First, the plaintiff must have suffered an injury in fact-an invasion of a legally protected interest which is (a) concrete and particularized, and (b) actual or imminent, not conjectural or hypothetical. Second, there must be a causal connection between the injury and the conduct complained of-the injury has to be fairly traceable to the challenged action of the defendant, and not the result of the independent action of some third party not before the court. Third, it must be likely, as opposed to merely speculative, that the injury will be redressed by a favorable decision.

Id. at 560-61 (internal quotation marks and citations omitted). The Supreme Court recently further explained the terms particularized and concrete: “Particularized” means the injury “must affect the plaintiff in a personal and individual way, ” while “concrete” means “it must actually exist[;] . . . ‘real' and not ‘abstract.'” Spokeo, Inc. v. Robins, 136 S.Ct. 1540, 1548 (2016).

         When analyzing a motion to dismiss for lack of standing, courts must accept the allegations in the complaint as true and construe the complaint in favor of the complaining party. Maya v. Centex Corp., 658 F.3d 1060, 1068 (9th Cir. 2011). Indeed, at the pleading stage, “general factual allegations of injury resulting from the defendant's conduct may suffice” because on a motion to dismiss, courts “presume that general allegations embrace those specific facts that are necessary to support the claim.” Id. (citing Lujan, 504 U.S. at 561). While the Ninth Circuit in Maya differentiated between the standard for dismissal due to standing compared with a 12(b)(6) dismissal under the standards of Twombly and Iqbal, the Court nonetheless clarified: “This is not to say that [a] plaintiff may rely on a bare legal conclusion to assert injury-in-fact.” Id.

         Plaintiffs' SAC asserts the following injury:

(1) increased administrative costs of offering a separate health insurance plan in Nevada apart from the ERISA-governed, Affordable Healthcare Act (“ACA”) compliant plan they offer nationally, (2) paying $8.25 per hour to their employees rather than the $7.25 otherwise required, and (3) harm to their reputation and business goodwill in the eyes of their employees and the public based on their inability to comply with the vague, unconstitutional laws.
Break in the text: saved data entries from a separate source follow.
void launch_k2a_topic_mask_t(const uint64_t* sub_bitmap, const uint8_t* buf,
                             const int64_t* topics_off, const int32_t* topics_cnt,
                             const int32_t* disc, uint64_t* mask_t, int32_t M, int32_t W,
                             hipStream_t s) {
    if (M <= 0) return;
    hipLaunchKernelGGL(k2a_topic_mask_t, k2a_grid(M, W), dim3(K2A_THREADS), 0, s, sub_bitmap,
                       buf, topics_off, topics_cnt, disc, mask_t, M, W);
}


__device__ __forceinline__ void k2b_p1_body(
    const uint64_t* __restrict__ mask_t,
    int32_t M, int32_t W, int32_t NB,
    int32_t* __restrict__ bcount)
{
    const int wave = (blockIdx.x * blockDim.x + threadIdx.x) >> 6;
    if (wave >= W * NB) return;
    const int w = wave / NB, b = wave - (int64_t)(wave / NB) * NB;
    const int lane = threadIdx.x & 63;
    const uint64_t bit = 1ull << lane;
    const uint64_t* col = mask_t + (int64_t)w * M;
    const int m0 = b * K2B_BLK, m1 = min(M, m0 + K2B_BLK);
    int c = 0;
    for (int m = m0; m < m1; ++m) c += (col[m] & bit) ? 1 : 0;
    bcount[(int64_t)b * (W * 64) + (w * 64 + lane)] = c;
}

extern "C" __global__ void k2b_p1_count(
    const uint64_t* __restrict__ mask_t, int32_t M, int32_t W, int32_t NB,
    int32_t* __restrict__ bcount)
{
    k2b_p1_body(mask_t, M, W, NB, bcount);
}

struct K2bUser { int32_t base; int32_t fit; int64_t dst; };

__device__ __forceinline__ K2bUser k2b_p2_body(
    const int32_t* __restrict__ bcount,
    int u, bool active, int32_t W, int32_t NB,
    int64_t ring_bytes, int32_t capacity, int32_t uniform_rec,
    uint64_t* __restrict__ ring_wpos,
    int32_t* __restrict__ n_pairs,
    int32_t* __restrict__ pprefix,
    uint32_t* __restrict__ drops)
{
    const int lane = threadIdx.x & 63;
    int total = 0;
    if (active) {
        for (int b = 0; b < NB; ++b) {
            pprefix[(int64_t)b * (W * 64) + u] = total;
            total += bcount[(int64_t)b * (W * 64) + u];
        }
    }
    K2bUser r{wave_claim_span(total, n_pairs), 0, 0};
    uint32_t dropped = 0;
    if (active) {
        const uint64_t wpos = ring_wpos[u];
        r.fit = (int32_t)((ring_bytes - wpos) / (uint64_t)uniform_rec);
        r.dst = (int64_t)u * ring_bytes + (int64_t)wpos;
        int cap_room = capacity - r.base; if (cap_room < 0) cap_room = 0;
        int emitted = total; if (emitted > r.fit) emitted = r.fit; if (emitted > cap_room) emitted = cap_room;
        ring_wpos[u] = wpos + (uint64_t)emitted * uniform_rec;
        dropped = (uint32_t)(total - emitted);
    }
    for (int d = 1; d < 64; d <<= 1) dropped += __shfl_down(dropped, d);
    if (lane == 0 && dropped) atomicAdd(drops, dropped);
    return r;
}

extern "C" __global__ void k2b_p2_bases(
    const int32_t* __restrict__ bcount,
    int32_t W, int32_t NB, int32_t n_users,
    int64_t ring_bytes, int32_t capacity, int32_t uniform_rec,
    uint64_t* __restrict__ ring_wpos,
    int32_t* __restrict__ n_pairs,
    int32_t* __restrict__ pprefix,
    int32_t* __restrict__ ubase,
    int32_t* __restrict__ ufit,
    int64_t* __restrict__ udst,
    uint32_t* __restrict__ drops)
{
    const int u = blockIdx.x * blockDim.x + threadIdx.x;
    const bool active = u < n_users;
    const K2bUser r = k2b_p2_body(bcount, u, active, W, NB, ring_bytes, capacity, uniform_rec,
                                  ring_wpos, n_pairs, pprefix, drops);
    if (active) {
        ubase[u] = r.base;
        ufit[u] = r.fit;
        udst[u] = r.dst;
    }
}

extern "C" __global__ void k2b_p3_emit(
    const uint64_t* __restrict__ mask_t,
    const int32_t* __restrict__ pprefix,
    const int32_t* __restrict__ ubase,
    const int32_t* __restrict__ ufit,
    const int64_t* __restrict__ udst,
    int32_t M, int32_t W, int32_t NB, int32_t n_users,
    int32_t capacity, int32_t uniform_rec,
    PairRec* __restrict__ pairs)
{
    const int wave = (blockIdx.x * blockDim.x + threadIdx.x) >> 6;
    if (wave >= W * NB) return;
    const int w = wave / NB, b = wave - (int64_t)(wave / NB) * NB;
    const int lane = threadIdx.x & 63;
    const int u = w * 64 + lane;
    if (u >= n_users) return;
    const uint64_t bit = 1ull << lane;
    const uint64_t* col = mask_t + (int64_t)w * M;
    int p = pprefix[(int64_t)b * (W * 64) + u];
    const int base = ubase[u], fit = ufit[u];
    const int64_t dstb = udst[u];
    const int m0 = b * K2B_BLK, m1 = min(M, m0 + K2B_BLK);
    for (int m = m0; m < m1; ++m) {
        if (!(col[m] & bit)) continue;
        const int slot = base + p;
        if (slot < capacity) {
            if (p < fit)
                store_pair(pairs + slot, u, m, dstb + (int64_t)p * uniform_rec);
            else
                store_pair(pairs + slot, -1, m, 0);
        }
        p++;
    }
}
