@@ -245,6 +344,17 @@
             const unsigned ts = k.flip ? (Tt - 1u - tt) : tt;
             const float* sp = k.src + (long long)a1 * k.s1 + (long long)a2 * k.s2 + (long long)ts * k.st;
             const float rs = (k.scale != nullptr && ok) ? k.scale[a1] : 1.f;
+            if (k.src2 != nullptr) {
+#pragma unroll
+                for (int el = 0; el < GE; ++el) {
+                    int as = (int)a1, bs = (int)b0 + el;
+                    const bool okb = ok && bs < k.Bv;
+                    const float* s2p = pack_src(k, as, bs);
+                    v[el] = okb ? s2p[(long long)as * k.s1 + (long long)a2 * k.s2 + (long long)ts * k.st + (long long)bs * k.sb] * rs : 0.f;
+                }
+                Vec16<T>::store(dst + i, v);
+                continue;
+            }
 #pragma unroll
             for (int el = 0; el < GE; ++el) {
                 const int b = (int)b0 + el;
@@ -282,7 +392,9 @@
         float v = 0.f;
         if (a1 < k.A1v && a2 < k.A2v && b < k.Bv) {
             const int ts = k.flip ? (k.T - 1 - tt) : tt;
-            v = k.src[a1 * k.s1 + a2 * k.s2 + ts * k.st + b * k.sb] * (k.scale != nullptr ? k.scale[a1] : 1.f);
+            int as = a1, bs = b;
+            const float* sp = pack_src(k, as, bs);
+            v = sp[as * k.s1 + a2 * k.s2 + ts * k.st + bs * k.sb] * (k.scale != nullptr ? k.scale[a1] : 1.f);
         }
         st1<T>(dst + i, v);
     }
@@ -305,7 +417,8 @@
                                                            int ntasks) {
     const int t = find_task(blk_start, ntasks, blockIdx.x);
     const gdrn_pack_task k = tasks[t];
-    if (k.frag == 3) { tr_tile<float, true>(k, blockIdx.x - blk_start[t]); return; }
+    __shared__ __attribute__((aligned(16))) float tr_lds[64][68];
+    if (k.frag == 3) { tr_tile<float, true>(k, blockIdx.x - blk_start[t], tr_lds); return; }
     const long long base = (long long)(blockIdx.x - blk_start[t]) * PACK_CHUNK;
     float* dst = reinterpret_cast<float*>(k.dst);
     if ((k.Bv & 3) == 0 && (k.B & 3) == 0) {
@@ -377,6 +490,14 @@
     return nb > 0 && nb < (1ll << 30) ? (int)nb : 0;
 }
 
+extern "C" int gdrn_pack_pair_blocks(const gdrn_pack_task* k) {
+    if (!k || !k->src || !k->dst || !k->dst2 || k->scale != nullptr || k->src2 != nullptr) return 0;
+    if ((k->frag != 1 && k->frag != 2) || (k->frag2 != 1 && k->frag2 != 2) || k->A2 != 1 || k->T != 9) return 0;
+    if (k->A1 <= 0 || k->B <= 0 || (k->A1 & 63) || (k->B & 63) || k->A1_2 != k->B || k->B_2 != k->A1) return 0;
+    if (k->A1v < 0 || k->A1v > k->A1 || k->Bv < 0 || k->Bv > k->B) return 0;
+    return (k->A1 >> 5) * (k->B >> 5);
+}
+
 extern "C" int gdrn_pack_multi(const gdrn_pack_task* tasks_dev, const int* blk_start_dev, int ntasks, int nblocks, int dtype, void* stream) {
     if (!tasks_dev || !blk_start_dev || ntasks <= 0 || nblocks <= 0) return GDRN_ERR_ARG;
     if (dtype == GDRN_DT_F32) GDRN_LAUNCH(pack_multi_kernel<float>, dim3(nblocks), dim3(256), 0, ST, tasks_dev, blk_start_dev, ntasks);
diff --git a/gdr-net_amd/csrc/norm.hip b/gdr-net_amd/csrc/norm.hip
--- a/gdr-net_amd/csrc/norm.hip
+++ b/gdr-net_amd/csrc/norm.hip
@@ -29,13 +29,11 @@
     for (int j = 0; j < 8; ++j) tot[j] = red[0][j] + red[1][j] + red[2][j] + red[3][j];
 }
 
-__global__ __launch_bounds__(256) void bn_finalize_rows_kernel(const float* __restrict__ partial, int rows, int C, double count,
-                                                               const float* gamma, const float* beta, float* running_mean,
-                                                               float* running_var, long long* nbt, float momentum, float eps,
-                                                               float* mean, float* invstd, float* scale, float* shift) {
-    __shared__ double red[4][8];
+__device__ __forceinline__ void bn_finalize_rows_body(int c4, bool first, const float* __restrict__ partial, int rows, int C, double count,
+                                                      const float* gamma, const float* beta, float* running_mean, float* running_var,
+                                                      long long* nbt, float momentum, float eps, float* mean, float* invstd, float* scale,
+                                                      float* shift, double (*red)[8]) {
     double tot[8];
-    const int c4 = blockIdx.x * 4;
     float k_g = 0.f, k_b = 0.f, k_rm = 0.f, k_rv = 0.f;
     if (threadIdx.x < 4) {
         k_g = gamma[c4 + threadIdx.x];
@@ -61,7 +59,26 @@
             running_var[ch] = (1.f - momentum) * k_rv + momentum * (float)unb;
         }
     }
-    if (blockIdx.x == 0 && threadIdx.x == 0 && nbt != nullptr) *nbt += 1;
+    if (first && threadIdx.x == 0 && nbt != nullptr) *nbt += 1;
+}
+
+__global__ __launch_bounds__(256) void bn_finalize_rows_kernel(const float* __restrict__ partial, int rows, int C, double count,
+                                                               const float* gamma, const float* beta, float* running_mean,
+                                                               float* running_var, long long* nbt, float momentum, float eps,
+                                                               float* mean, float* invstd, float* scale, float* shift) {
+    __shared__ double red[4][8];
+    bn_finalize_rows_body(blockIdx.x * 4, blockIdx.x == 0, partial, rows, C, count, gamma, beta, running_mean, running_var, nbt, momentum, eps,
+                          mean, invstd, scale, shift, red);
+}
+
+__global__ __launch_bounds__(256) void bn_finalize_rows2_kernel(const gdrn_bn_finalize_task a, const gdrn_bn_finalize_task b) {
+    __shared__ double red[4][8];
+    const int na = a.C / 4;
+    const bool second = (int)blockIdx.x >= na;
+    const gdrn_bn_finalize_task& t = second ? b : a;
+    const int blk = second ? (int)blockIdx.x - na : (int)blockIdx.x;
+    bn_finalize_rows_body(blk * 4, blk == 0, t.partial, t.rows, t.C, t.count, t.gamma, t.beta, t.running_mean, t.running_var, t.nbt, (float)t.momentum,
+                          (float)t.eps, t.mean, t.invstd, t.scale, t.shift, red);
 }
 
 __global__ __launch_bounds__(256) void bn_bwd_coef_kernel(const float* __restrict__ rows, int nrows, int C, float inv_n,
@@ -939,6 +956,18 @@
     return GDRN_OK;
 }
 
+extern "C" int gdrn_bn_finalize_rows2(const gdrn_bn_finalize_task* a, const gdrn_bn_finalize_task* b, void* stream) {
+    if (!a || !b) return GDRN_ERR_ARG;
+    for (const gdrn_bn_finalize_task* t : {a, b}) {
+        if (!t->partial || !t->gamma || !t->beta || !t->mean || !t->invstd || !t->scale || !t->shift || t->rows <= 0 || t->C <= 0 || (t->C & 3))
+            return GDRN_ERR_ARG;
+        if ((t->running_mean != nullptr) != (t->running_var != nullptr)) return GDRN_ERR_ARG;
+    }
+    GDRN_LAUNCH(bn_finalize_rows2_kernel, dim3(a->C / 4 + b->C / 4), dim3(256), 0, ST, *a, *b);
+    GDRN_CHECK_LAUNCH();
+    return GDRN_OK;
+}
+
 extern "C" int gdrn_bn_bwd_coef(const float* rows, int nrows, int C, long long npix, const float* gamma, const float* mean,
                                 const float* invstd, float* a, float* b, float* c, float* dgamma, float* dbeta, void* stream) {
     if (!rows || !gamma || !mean || !invstd || !a || !b || !c || nrows <= 0 || C <= 0 || (C & 3) || npix <= 0) return GDRN_ERR_ARG;
diff --git a/gdr-net_amd/engine.py b/gdr-net_amd/engine.py
--- a/gdr-net_amd/engine.py
+++ b/gdr-net_amd/engine.py
@@ -316,38 +316,68 @@
         tab, stt, nt, nb = self._eval_tab
         check(lib.gdrn_pack_multi(ptr(tab), ptr(stt), nt, nb, self.dt, st), "pack_multi(eval)")
 
-    def _build_pack_table(self):
-        from .cabi import PackTask, to_device_table
+    def _pack_task_list(self, pair=True):
+        from .cabi import PackTask
 
         chunk = self.lib.gdrn_pack_chunk()
-        tasks, starts = [], [0]
+        out = []
         for key, L in self.layers.items():
             if L.kind == "stem":
                 continue
-            src = self.rt_w if key == "pnp_net.fc_rt" else self.P[L.src[0]]
+            src = self.P[L.src[0]]
             halo_only = self.use_halo and self.halo_min_b <= 1 and L.wfF is not None and not L.s2 and L.kind == "conv"
-            for which, dst, frag in (("f", L.wf, 0), ("d", L.wd, 0), ("f", L.wfF, L.wfmt["f"] or 1), ("d", L.wdF, L.wfmt["d"] or 1)):
-                if dst is None or (halo_only and not frag):
-                    continue
+            todo = [(which, dst, frag) for which, dst, frag in (("f", L.wf, 0), ("d", L.wd, 0), ("f", L.wfF, L.wfmt["f"] or 1), ("d", L.wdF, L.wfmt["d"] or 1))
+                    if dst is not None and not (halo_only and not frag)]
+
+            def task(which, dst, frag):
                 A1, A2, T, B, A1v, A2v, Bv, s1, s2, st, sb, flip = self._pack_args(L, which)
                 kch = B * (2 if self.h16 else 4) // 128
                 sh = (kch.bit_length() if (frag and kch > 0 and kch & (kch - 1) == 0) else 0)
-                t = PackTask(src=src.data_ptr(), dst=dst.data_ptr(), A1=A1, A2=A2, T=T, B=B, A1v=A1v, A2v=A2v, Bv=Bv, flip=flip,
-                             s1=s1, s2=s2, st=st, sb=sb, n=A1 * A2 * T * B, frag=frag, pad_=sh)
-                tasks.append(t)
-                nblk = (A1 // 16) * (B // 64) if (frag and self.h16) else (cabi.transpose_blocks(self.lib, t) or (t.n + chunk - 1) // chunk)
-                starts.append(starts[-1] + nblk)
+                return PackTask(src=src.data_ptr(), dst=dst.data_ptr(), A1=A1, A2=A2, T=T, B=B, A1v=A1v, A2v=A2v, Bv=Bv, flip=flip,
+                                s1=s1, s2=s2, st=st, sb=sb, n=A1 * A2 * T * B, frag=frag, pad_=sh)
+
+            fr = [c for c in todo if c[2]]
+            if pair and self.h16 and len(fr) == 2 and fr[0][2] == fr[1][2]:
+                t, td = task(*fr[0]), task(*fr[1])
+                t.dst2, t.A1_2, t.B_2, t.flip2, t.frag2 = td.dst, td.A1, td.B, td.flip, td.frag
+                nblk = int(self.lib.gdrn_pack_pair_blocks(C.byref(t)))
+                if nblk > 0 and (td.A1v, td.Bv, td.s1, td.sb, td.st, td.T) == (t.Bv, t.A1v, t.sb, t.s1, t.st, t.T):
+                    out.append((t, nblk, L.src[0]))
+                    todo = [c for c in todo if not c[2]]
+            for which, dst, frag in todo:
+                t = task(which, dst, frag)
+                if key == "pnp_net.fc_rt":
+                    t.src2 = self.P[L.src[1]].data_ptr()
+                    if which == "f":
+                        t.split_a1 = self.P[L.src[0]].shape[0]
+                    else:
+                        t.split_b = self.P[L.src[0]].shape[0]
+                nblk = (t.A1 // 16) * (t.B // 64) if (frag and self.h16) else (cabi.transpose_blocks(self.lib, t) or (t.n + chunk - 1) // chunk)
+                out.append((t, nblk, L.src[0]))
+        if "pnp_net.fc_rt" in self.layers:
+            r0 = self.P["pnp_net.fc_r.weight"].shape[0]
+            for name, dst in (("pnp_net.fc_r.weight", self.rt_w[:r0]), ("pnp_net.fc_t.weight", self.rt_w[r0:]),
+                              ("pnp_net.fc_r.bias", self.rt_b[:r0]), ("pnp_net.fc_t.bias", self.rt_b[r0:])):
+                n = self.P[name].numel()
+                assert n == dst.numel() and self.P[name].is_contiguous() and self.P[name].dtype == torch.float32, name
+                out.append((PackTask(src=self.P[name].data_ptr(), dst=dst.data_ptr(), A1=1, A2=1, T=1, B=n, A1v=1, A2v=1, Bv=n, s1=n, s2=n, st=n, sb=1,
+                                     n=n, frag=4), (n + chunk - 1) // chunk, name))
+        return out
+
+    def _build_pack_table(self):
+        from .cabi import to_device_table
+
+        lst = self._pack_task_list()
+        tasks = [t for t, _, _ in lst]
+        starts = [0]
+        for _, n, _ in lst:
+            starts.append(starts[-1] + n)
         self._pack_tasks = to_device_table(tasks, self.dev)
         self._pack_starts = torch.tensor(starts, dtype=torch.int32, device=self.dev)
         self._pack_n = (len(tasks), starts[-1])
-        off_of = lambda t: self.grad_offsets[names_of[t.src]]
-        names_of = {}
-        for key, L in self.layers.items():
-            if L.kind != "stem":
-                names_of[(self.rt_w if key == "pnp_net.fc_rt" else self.P[L.src[0]]).data_ptr()] = L.src[0]
         self._pack_buckets = []
         for lo, hi in self.bucket_bounds:
-            sel = [(t, n) for t, n in zip(tasks, [starts[i + 1] - starts[i] for i in range(len(tasks))]) if lo <= off_of(t) < hi]
+            sel = [(t, n) for t, n, name in lst if lo <= self.grad_offsets[name] < hi]
             if not sel:
                 self._pack_buckets.append(None)
                 continue
@@ -363,10 +393,6 @@
         self._versions["sig"] = sig
         st = self._stream()
         lib = self.lib
-        with torch.no_grad():
-            torch._foreach_copy_([self.rt_w[:6], self.rt_w[6:], self.rt_b[:6], self.rt_b[6:]],
-                                 [self.P["pnp_net.fc_r.weight"].detach(), self.P["pnp_net.fc_t.weight"].detach(), self.P["pnp_net.fc_r.bias"].detach(),
-                                  self.P["pnp_net.fc_t.bias"].detach()])
         Ls = self.layers["backbone.conv1"]
         check(lib.gdrn_pack_stem_w(ptr(self.P[Ls.src[0]]), ptr(Ls.wf), self.dt, st), "pack_stem_w")
         if self.stem_direct:
@@ -381,11 +407,6 @@
             return False
         lib, st = self.lib, self._stream()
         nb = len(self.bucket_bounds)
-        if b == 0:
-            with torch.no_grad():
-                torch._foreach_copy_([self.rt_w[:6], self.rt_w[6:], self.rt_b[:6], self.rt_b[6:]],
-                                     [self.P["pnp_net.fc_r.weight"].detach(), self.P["pnp_net.fc_t.weight"].detach(), self.P["pnp_net.fc_r.bias"].detach(),
-                                      self.P["pnp_net.fc_t.bias"].detach()])
         if b == nb - 1:
             Ls = self.layers["backbone.conv1"]
             if self.stem_direct:
diff --git a/gdr-net_amd/plan.py b/gdr-net_amd/plan.py
--- a/gdr-net_amd/plan.py
+++ b/gdr-net_amd/plan.py
@@ -281,7 +281,7 @@
         op = _launch_struct(e.lib.gdrn_conv3x3s2_dgrad, f"conv3x3s2_dgrad{role} {L.key}", sp, meta)
         return (op if bnb is None else self._with_coef(op, bnb.key, nrows)), nrows
 
-    def _wgrad(self, L, x, dy, Hi, Wi, Ho, Wo, stride, pad, cin, cout, x_cs, dy_cs, KH=None, KW=None, defer=False):
+    def _wgrad(self, L, x, dy, Hi, Wi, Ho, Wo, stride, pad, cin, cout, x_cs, dy_cs, KH=None, KW=None, defer=False, db=None):
         e = self.e
         wp = WgradParams()
         wp.x, wp.dy, wp.dw = ptr(x), ptr(dy), ptr(L.dwp)
@@ -293,8 +293,10 @@
         if e.use_halo and L.kind in ("conv", "convT") and L.KK == 9 and bool(e.lib.gdrn_conv3x3_wgrad_ok(C.byref(wp))):
             self._wgrad_deferred.append((len(self.bwd_groups), L, wp, (2.0 * self._macs(L, Ho * Wo),
                                                                       2.0 * self.B * (Hi * Wi * cin + Ho * Wo * cout) + 4.0 * cout * cin * 9)))
+            assert db is None, L.key
             return None
 
+        wp.db = ptr(db)
         self._zero_regions.append(self._pad16(L.dwp, e.dwp_flat))
         bco, bci = (64 if cout <= 64 else 128), (128 if cin % 128 == 0 else 64)
         meta = self._meta(f"conv_wgrad_kernel<{'bf16' if e.h16 else 'f32'},{bco},{bci}>", self._macs(L, Ho * Wo),
@@ -365,7 +367,7 @@
         self._unpack_pending.append((len(self.bwd_groups), L))
         return None
 
-    def _bn_fwd(self, bnkey, raw, rows, C_, npix, y, residual=None, relu=1, stats=None):
+    def _bn_fwd(self, bnkey, raw, rows, C_, npix, y, residual=None, relu=1, stats=None, finalize=True):
         e, lib = self.e, self.e.lib
         stats = self.stats if stats is None else stats
         s = NS(mean=e._empty(C_, dtype=torch.float32), invstd=e._empty(C_, dtype=torch.float32),
@@ -376,13 +378,37 @@
         ops = []
         if self.bn_train:
             assert rows * 2 * C_ <= stats.numel(), (bnkey, rows, C_)
-            ops.append(_launch(lib.gdrn_bn_finalize, "bn_finalize", (stats, rows, C_, float(npix), g, b, rm, rv, nbt, 0.1, 1e-5, s.mean, s.invstd,
-                                                                     s.scale, s.shift, e.bn_ws)))
+            s.fin = (stats, rows)
+            if finalize:
+                ops.append(_launch(lib.gdrn_bn_finalize, "bn_finalize", (stats, rows, C_, float(npix), g, b, rm, rv, nbt, 0.1, 1e-5, s.mean, s.invstd,
+                                                                         s.scale, s.shift, e.bn_ws)))
         else:
             self.eval_prep.append(_launch(lib.gdrn_bn_eval_params, "bn_eval_params", (g, b, rm, rv, 1e-5, C_, s.scale, s.shift)))
         if y is not None:
             ops.append(_launch(lib.gdrn_bn_apply, "bn_apply", (raw, s.scale, s.shift, residual, y, npix, C_, relu, e.dt)))
         return ops
+
+    def _bn_finalize2(self, key_a, key_b):
+        from .cabi import BnFinalizeTask
+
+        e = self.e
+        tasks = []
+        for k in (key_a, key_b):
+            s = self.bn[k]
+            stats, rows = s.fin
+            t = BnFinalizeTask(partial=ptr(stats), gamma=ptr(e.P[k + ".weight"]), beta=ptr(e.P[k + ".bias"]), running_mean=ptr(e.Bf[k + ".running_mean"]),
+                               running_var=ptr(e.Bf[k + ".running_var"]), nbt=ptr(e.Bf[k + ".num_batches_tracked"]), mean=ptr(s.mean), invstd=ptr(s.invstd),
+                               scale=ptr(s.scale), shift=ptr(s.shift), count=float(s.npix), rows=rows, C=s.C, momentum=0.1, eps=1e-5)
+            self.keep.append(t)
+            tasks.append(t)
+        ra, rb = C.byref(tasks[0]), C.byref(tasks[1])
+        fn = e.lib.gdrn_bn_finalize_rows2
+
+        def run(st, ctx):
+            check(fn(ra, rb, st), "bn_finalize_rows2")
+
+        run.args = tuple(tasks)
+        return run
 
     def _xf_ok(self, L):
         return self.e.fuse_xf and self.bn_train and self._halo_layer(L)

(SAC ¶ 5). Plaintiffs explain that their injury stems from “a false choice imposed by the preempted and unconstitutionally adopted Amendment and Regulations . . . between incurring certain liability and sanctions under these challenged laws or paying $1.00 more to each minimum wage earner in Nevada.” (Id. ¶ 45, 51). Defendants argue that the SAC “suffers from the same fatal flaws as the First Amended Complaint . . . [and] Plaintiffs have alleged no new facts demonstrating standing.” (Sandoval-Chambers MTD 2:13, 5:27, ECF No. 54).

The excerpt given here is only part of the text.